Collected data:
※ ※ ※

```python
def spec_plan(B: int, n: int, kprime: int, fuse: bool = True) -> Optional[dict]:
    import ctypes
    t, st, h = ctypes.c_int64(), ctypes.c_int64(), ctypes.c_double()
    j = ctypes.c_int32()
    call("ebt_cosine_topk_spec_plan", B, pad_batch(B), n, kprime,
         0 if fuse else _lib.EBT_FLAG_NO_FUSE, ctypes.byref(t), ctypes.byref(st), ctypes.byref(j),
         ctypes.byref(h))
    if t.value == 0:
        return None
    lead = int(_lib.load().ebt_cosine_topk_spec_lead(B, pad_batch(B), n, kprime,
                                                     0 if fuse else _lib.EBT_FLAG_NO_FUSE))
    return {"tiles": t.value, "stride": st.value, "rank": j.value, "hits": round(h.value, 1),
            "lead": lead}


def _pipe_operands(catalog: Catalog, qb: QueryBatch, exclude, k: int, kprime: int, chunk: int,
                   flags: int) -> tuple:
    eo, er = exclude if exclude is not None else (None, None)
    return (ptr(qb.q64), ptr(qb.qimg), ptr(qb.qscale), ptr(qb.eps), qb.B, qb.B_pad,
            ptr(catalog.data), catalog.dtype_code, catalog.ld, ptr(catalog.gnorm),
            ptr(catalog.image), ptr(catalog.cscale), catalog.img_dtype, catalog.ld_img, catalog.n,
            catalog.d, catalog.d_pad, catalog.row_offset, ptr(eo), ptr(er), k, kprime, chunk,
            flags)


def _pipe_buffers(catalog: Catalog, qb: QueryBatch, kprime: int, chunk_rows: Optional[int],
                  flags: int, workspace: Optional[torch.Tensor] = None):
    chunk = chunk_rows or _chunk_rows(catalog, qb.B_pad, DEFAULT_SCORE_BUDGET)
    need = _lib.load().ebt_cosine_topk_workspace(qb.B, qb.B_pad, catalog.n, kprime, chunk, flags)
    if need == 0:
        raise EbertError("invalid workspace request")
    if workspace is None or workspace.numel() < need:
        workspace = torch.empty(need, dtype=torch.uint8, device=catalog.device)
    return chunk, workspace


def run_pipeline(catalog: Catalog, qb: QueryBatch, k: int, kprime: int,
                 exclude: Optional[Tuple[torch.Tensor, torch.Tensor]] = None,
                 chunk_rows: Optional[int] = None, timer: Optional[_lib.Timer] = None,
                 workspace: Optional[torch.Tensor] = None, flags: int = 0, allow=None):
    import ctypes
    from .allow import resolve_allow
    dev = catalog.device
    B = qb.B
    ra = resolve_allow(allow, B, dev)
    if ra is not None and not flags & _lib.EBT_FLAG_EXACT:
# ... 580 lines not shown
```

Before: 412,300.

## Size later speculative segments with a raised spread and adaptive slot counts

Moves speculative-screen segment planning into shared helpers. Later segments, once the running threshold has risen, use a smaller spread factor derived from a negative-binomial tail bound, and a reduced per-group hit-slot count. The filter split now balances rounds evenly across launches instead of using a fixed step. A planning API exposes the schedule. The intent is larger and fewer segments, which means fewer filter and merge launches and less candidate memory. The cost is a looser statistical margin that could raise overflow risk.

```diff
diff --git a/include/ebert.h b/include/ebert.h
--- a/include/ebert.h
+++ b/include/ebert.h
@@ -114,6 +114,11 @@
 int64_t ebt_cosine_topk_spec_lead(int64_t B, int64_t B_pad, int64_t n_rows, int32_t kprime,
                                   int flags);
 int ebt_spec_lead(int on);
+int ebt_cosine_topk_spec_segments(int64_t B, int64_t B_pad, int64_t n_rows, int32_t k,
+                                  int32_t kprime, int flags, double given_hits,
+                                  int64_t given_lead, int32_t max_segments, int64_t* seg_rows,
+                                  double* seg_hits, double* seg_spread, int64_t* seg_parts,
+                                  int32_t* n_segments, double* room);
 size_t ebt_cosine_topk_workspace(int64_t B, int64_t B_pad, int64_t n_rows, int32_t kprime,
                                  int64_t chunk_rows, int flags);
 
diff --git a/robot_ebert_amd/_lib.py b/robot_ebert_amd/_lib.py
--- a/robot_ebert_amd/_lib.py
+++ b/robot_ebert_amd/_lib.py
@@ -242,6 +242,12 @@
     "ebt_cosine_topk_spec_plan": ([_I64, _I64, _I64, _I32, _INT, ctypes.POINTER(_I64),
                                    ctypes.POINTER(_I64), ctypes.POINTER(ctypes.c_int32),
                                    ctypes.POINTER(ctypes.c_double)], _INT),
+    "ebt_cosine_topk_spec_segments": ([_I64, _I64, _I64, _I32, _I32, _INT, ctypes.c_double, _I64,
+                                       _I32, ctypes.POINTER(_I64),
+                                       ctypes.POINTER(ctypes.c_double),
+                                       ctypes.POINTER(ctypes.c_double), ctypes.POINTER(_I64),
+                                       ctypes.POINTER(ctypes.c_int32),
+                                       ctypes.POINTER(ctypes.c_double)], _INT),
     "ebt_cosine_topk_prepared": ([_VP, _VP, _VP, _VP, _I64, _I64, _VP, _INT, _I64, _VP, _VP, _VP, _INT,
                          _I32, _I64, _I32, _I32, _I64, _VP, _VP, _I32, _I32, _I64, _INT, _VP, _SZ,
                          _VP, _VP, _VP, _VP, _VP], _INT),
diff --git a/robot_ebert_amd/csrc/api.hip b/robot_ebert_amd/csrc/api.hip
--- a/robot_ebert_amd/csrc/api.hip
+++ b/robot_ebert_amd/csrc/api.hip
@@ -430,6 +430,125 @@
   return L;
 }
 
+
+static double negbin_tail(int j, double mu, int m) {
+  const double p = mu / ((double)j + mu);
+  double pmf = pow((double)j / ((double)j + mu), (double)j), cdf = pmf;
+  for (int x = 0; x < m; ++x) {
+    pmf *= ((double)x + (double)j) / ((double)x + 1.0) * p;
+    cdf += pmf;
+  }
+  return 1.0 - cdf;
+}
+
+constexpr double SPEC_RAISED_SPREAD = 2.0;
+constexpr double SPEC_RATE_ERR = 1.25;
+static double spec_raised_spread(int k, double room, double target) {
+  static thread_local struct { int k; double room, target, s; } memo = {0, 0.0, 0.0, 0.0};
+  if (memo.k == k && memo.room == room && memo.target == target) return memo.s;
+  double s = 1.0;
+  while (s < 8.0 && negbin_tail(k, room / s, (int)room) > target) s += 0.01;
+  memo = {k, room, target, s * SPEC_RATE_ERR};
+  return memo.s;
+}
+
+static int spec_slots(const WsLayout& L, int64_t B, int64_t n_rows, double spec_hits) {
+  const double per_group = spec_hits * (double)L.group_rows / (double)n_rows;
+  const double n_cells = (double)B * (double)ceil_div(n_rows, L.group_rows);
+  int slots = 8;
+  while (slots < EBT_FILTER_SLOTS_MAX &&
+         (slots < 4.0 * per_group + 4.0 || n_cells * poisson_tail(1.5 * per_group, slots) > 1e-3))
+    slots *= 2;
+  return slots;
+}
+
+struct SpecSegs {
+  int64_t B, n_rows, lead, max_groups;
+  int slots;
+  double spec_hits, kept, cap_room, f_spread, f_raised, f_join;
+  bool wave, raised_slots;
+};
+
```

※ ※ ※

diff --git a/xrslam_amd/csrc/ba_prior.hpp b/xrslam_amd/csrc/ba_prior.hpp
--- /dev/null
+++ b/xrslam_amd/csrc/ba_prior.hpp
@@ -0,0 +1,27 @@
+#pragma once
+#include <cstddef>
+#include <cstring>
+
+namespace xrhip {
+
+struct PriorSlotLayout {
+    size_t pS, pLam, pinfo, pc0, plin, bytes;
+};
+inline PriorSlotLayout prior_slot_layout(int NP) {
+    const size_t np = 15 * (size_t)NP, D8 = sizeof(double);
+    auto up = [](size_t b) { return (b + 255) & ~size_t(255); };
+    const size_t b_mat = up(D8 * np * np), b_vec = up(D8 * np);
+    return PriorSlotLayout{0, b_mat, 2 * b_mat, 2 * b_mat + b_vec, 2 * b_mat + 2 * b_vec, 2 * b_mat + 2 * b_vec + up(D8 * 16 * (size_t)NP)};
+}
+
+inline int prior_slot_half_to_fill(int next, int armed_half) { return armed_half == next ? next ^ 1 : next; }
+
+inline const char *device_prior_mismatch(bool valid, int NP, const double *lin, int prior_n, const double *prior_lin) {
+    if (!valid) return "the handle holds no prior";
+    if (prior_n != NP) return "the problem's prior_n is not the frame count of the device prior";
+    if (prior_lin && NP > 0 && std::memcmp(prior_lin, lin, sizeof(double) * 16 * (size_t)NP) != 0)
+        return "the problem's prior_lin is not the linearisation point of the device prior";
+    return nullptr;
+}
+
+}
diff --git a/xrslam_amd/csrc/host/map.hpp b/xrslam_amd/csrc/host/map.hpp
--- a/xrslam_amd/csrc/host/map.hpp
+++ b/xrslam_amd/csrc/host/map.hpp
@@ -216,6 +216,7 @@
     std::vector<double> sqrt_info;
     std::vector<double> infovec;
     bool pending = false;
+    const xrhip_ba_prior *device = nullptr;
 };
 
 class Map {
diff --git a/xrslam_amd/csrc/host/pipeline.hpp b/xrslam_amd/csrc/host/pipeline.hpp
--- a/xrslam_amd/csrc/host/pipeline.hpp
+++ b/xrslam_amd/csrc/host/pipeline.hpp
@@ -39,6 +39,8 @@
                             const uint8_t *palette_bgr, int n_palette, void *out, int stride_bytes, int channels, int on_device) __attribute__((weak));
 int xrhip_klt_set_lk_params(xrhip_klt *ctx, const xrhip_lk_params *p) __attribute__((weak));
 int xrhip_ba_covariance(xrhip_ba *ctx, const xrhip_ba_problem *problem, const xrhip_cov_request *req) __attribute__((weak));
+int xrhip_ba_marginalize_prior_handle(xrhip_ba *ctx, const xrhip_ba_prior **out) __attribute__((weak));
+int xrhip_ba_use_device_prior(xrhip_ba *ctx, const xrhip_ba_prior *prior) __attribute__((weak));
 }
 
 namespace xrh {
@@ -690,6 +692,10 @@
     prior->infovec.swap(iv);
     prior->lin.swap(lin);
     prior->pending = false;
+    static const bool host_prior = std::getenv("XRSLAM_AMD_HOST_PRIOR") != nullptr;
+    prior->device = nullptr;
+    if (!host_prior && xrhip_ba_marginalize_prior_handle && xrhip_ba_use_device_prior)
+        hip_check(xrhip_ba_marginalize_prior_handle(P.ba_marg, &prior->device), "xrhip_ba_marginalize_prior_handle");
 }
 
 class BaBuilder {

※ ※ ※

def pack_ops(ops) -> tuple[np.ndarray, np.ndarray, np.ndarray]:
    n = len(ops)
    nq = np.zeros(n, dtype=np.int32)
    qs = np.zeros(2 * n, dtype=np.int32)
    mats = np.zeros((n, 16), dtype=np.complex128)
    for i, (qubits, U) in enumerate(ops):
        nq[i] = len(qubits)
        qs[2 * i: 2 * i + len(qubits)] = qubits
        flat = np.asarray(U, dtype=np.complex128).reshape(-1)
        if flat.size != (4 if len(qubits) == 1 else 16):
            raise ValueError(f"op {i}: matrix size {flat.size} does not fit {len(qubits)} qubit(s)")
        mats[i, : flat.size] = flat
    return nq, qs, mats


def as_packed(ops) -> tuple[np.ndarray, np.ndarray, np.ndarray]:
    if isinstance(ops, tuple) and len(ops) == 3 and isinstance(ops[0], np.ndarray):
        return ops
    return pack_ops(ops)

※ ※ ※

■ **Task goal**: Extract every line from the records above that contains the word "flags".

■ **The answer**:
                   flags: int) -> tuple:
            flags)
                  flags: int, workspace: Optional[torch.Tensor] = None):
    need = _lib.load().ebt_cosine_topk_workspace(qb.B, qb.B_pad, catalog.n, kprime, chunk, flags)
                 workspace: Optional[torch.Tensor] = None, flags: int = 0, allow=None):
    if ra is not None and not flags & _lib.EBT_FLAG_EXACT:
                                   int flags);
+                                  int32_t kprime, int flags, double given_hits,
                                  int64_t chunk_rows, int flags);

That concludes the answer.